Silicone oil removal[72] with or without concurrent glaucoma surgery has been performed to lower IOP, but oil removal carries some risk of retinal detachment. In patients with complete synechial closure silicone oil removal alone cannot be expected to lower IOP, rather glaucoma surgery is indicated in such cases and the decision to remove silicone oil or not depends on the relative risk of redetachment on oil removal and emulsification of oil.[73] If silicone oil remains in the eye, the GDD should be positioned in the inferior quadrant.[74]

Cyclophotocoagulation by transscleral cytophotoco-agulation (TSC) or endo cytophotocoagulation (ECP) can be used[75] in refractory cases. Eyes with relatively intact central visual acuity are appropriate candidates for ECP and can be combined with intraocular surgery.[76]

Ciliary Body Swelling

Secondary angle closure glaucoma can occur due to ciliary body (CB) swelling secondary to vortex vein obstruction (venous stasis), drugs or infammation.
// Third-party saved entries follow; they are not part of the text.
+    else if (ls.dbias) atomicAdd(ls.dbias + c, tb);
   }
 }
 
@@ -411,7 +512,7 @@
   int g = row_grid(M);
   const int resident = (D <= 768 ? 4 : 2) * (vlm_device_cus() > 0 ? vlm_device_cus() : 256);
   if (g > resident) g = resident;
-  if (sc && D <= 768 && g > resident * 3 / 4) g = resident * 3 / 4;
+  if (sc && sc->y && D <= 768 && g > resident * 3 / 4) g = resident * 3 / 4;
   float* part = (workspace && workspace_bytes >= (size_t)g * 2 * D * sizeof(float) && (dgamma || dbeta)) ? workspace : nullptr;
   dim3 grid(g), block(ROW_THREADS);
   hipStream_t s = (hipStream_t)stream;
@@ -427,9 +528,9 @@
   }
 #define LN_BWD(U, B)                                                                                                             \
   do {                                                                                                                           \
-    if (sc && sc->y) hipLaunchKernelGGL((ln_bwd_kernel<U, B, 1>), grid, block, 0, s, dy, lddy, x, ldx, stats, gamma, M, D, dres, lddres, dx, lddx, dgamma, dbeta, part, ls); \
-    else if (sc) hipLaunchKernelGGL((ln_bwd_kernel<U, B, 2>), grid, block, 0, s, dy, lddy, x, ldx, stats, gamma, M, D, dres, lddres, dx, lddx, dgamma, dbeta, part, ls); \
-    else hipLaunchKernelGGL((ln_bwd_kernel<U, B, 0>), grid, block, 0, s, dy, lddy, x, ldx, stats, gamma, M, D, dres, lddres, dx, lddx, dgamma, dbeta, part, ls); \
+    if (sc && sc->y) hipLaunchKernelGGL((ln_bwd_kernel<U, B, true>), grid, block, 0, s, dy, lddy, x, ldx, stats, gamma, M, D, dres, lddres, dx, lddx, dgamma, dbeta, part, ls); \
+    else if (sc) hipLaunchKernelGGL((ln_bwd_cast_kernel<U, B>), grid, block, 0, s, dy, lddy, x, ldx, stats, gamma, M, D, dres, lddres, dx, lddx, dgamma, dbeta, part, ls); \
+    else hipLaunchKernelGGL((ln_bwd_kernel<U, B, false>), grid, block, 0, s, dy, lddy, x, ldx, stats, gamma, M, D, dres, lddres, dx, lddx, dgamma, dbeta, part, ls); \
   } while (0)
   if (D <= 256) { if (dy_is_f32) LN_BWD(1, false); else LN_BWD(1, true); }
   else if (D <= 768) { if (dy_is_f32) LN_BWD(3, false); else LN_BWD(3, true); }
diff --git a/vl-merging_amd/engine.py b/vl-merging_amd/engine.py
--- a/vl-merging_amd/engine.py
+++ b/vl-merging_amd/engine.py
@@ -544,10 +544,47 @@
         ops.layerscale_bwd(dx1, y1, sgamma, rs1, dy1, dsgamma, dsbias, fold=fold)
 
 
+class _Handoff:
+
+    __slots__ = ("pc", "plan", "folded", "rs2", "y2", "consumers", "dx", "dx_version", "dy2", "jobs", "slots")
+
+    def __init__(self, pc, plan):
+        self.pc, self.plan = pc, plan
+        self.folded, self.rs2, self.y2 = False, None, None
+        self.consumers = 0
+        self.dx = self.dy2 = self.jobs = self.slots = None
+        self.dx_version = -1
+
+    def release(self):
+        self.rs2 = self.y2 = self.dx = self.dy2 = self.jobs = None
+
+
+_HANDOFF_OWNER = {}
+
+
+def _handoff_regions(dev, D, reg, n):
+    stream = torch.cuda.current_stream().cuda_stream
+    out = []
+    for i in range(n):
+        slot = 2 + 2 * (reg.plan.layer & 1) + i
+        _HANDOFF_OWNER[(dev.index, stream, slot)] = reg
+        out.append(ops._row_workspace(dev, D, slot=slot))
+    reg.slots = [(dev.index, stream, 2 + 2 * (reg.plan.layer & 1) + i) for i in range(n)]
+    return out
+
+
+def _handoff_applies(rg, below, M, D):
+    if below is None or below.consumers != 1 or below.dy2 is not None or D > 768 or len(rg) > 2:
+        return False
+    rb = below.plan.ranges
+    return len(rb) == len(rg) and all(a[0] == b[0] and a[1] == b[1] for a, b in zip(rg, rb)) and \
+        (below.rs2 is None or below.rs2.shape[0] >= M)
+
+
 class _BlockFn(torch.autograd.Function):
 
     @staticmethod
-    def forward(ctx, x, bias_t, plan: BlockPlan, pc: PassCtx, training: bool, hook):
+    def forward(ctx, x, bias_t, plan: BlockPlan, pc: PassCtx, training: bool, hook, below=None, reg=None):
         M, D = x.shape
         dev = x.device
         H = pc.H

Vortex vein obstruction occurs secondary to extensive PRP or CRVO producing angle closure glaucoma similar to scleral buckling procedures. It is a self limiting condition and will resolve with or without medical therapy. Laser PI has no role in this condition.

Ciliary body swelling secondary to drug use is an idiosyncratic reaction causing relaxation of zonules, anterolateral rotation of the ciliary body leading to anterior displacement of iris–lens diaphragm producing induced myopia. Cho-roidal detachment and supraciliary effusions are frequently present detected by UBM. Sulfa-based drugs are associated with this type of secondary angle closure glaucomas like topiramate[77] (Figs 3A and B), acetazolamide,[78] hydrochloro-thiazide and contrimoxazole. It presents as bilateral angle closure glaucoma. The management requires stopping of the drug, instituting aqueous suppressants and cycloplegics.[79] Miotics, topical and systemic carbonic anhydrase inhibitors are contraindicated and laser PI has no role.

Figs 3A and B

(A) Shallow anterior chamber depth due to topiramate induced angle closure, (B) UBM showing supraciliary effusion following topiramate intake causing secondary angle closure

CONCLUSION

Secondary angle closure glaucomas require meticulous history taking, clinical examination, if necessary anterior segment imagings like UBM to identify the specific cause if possible and formulate a treatment plan to avoid ocular morbidity.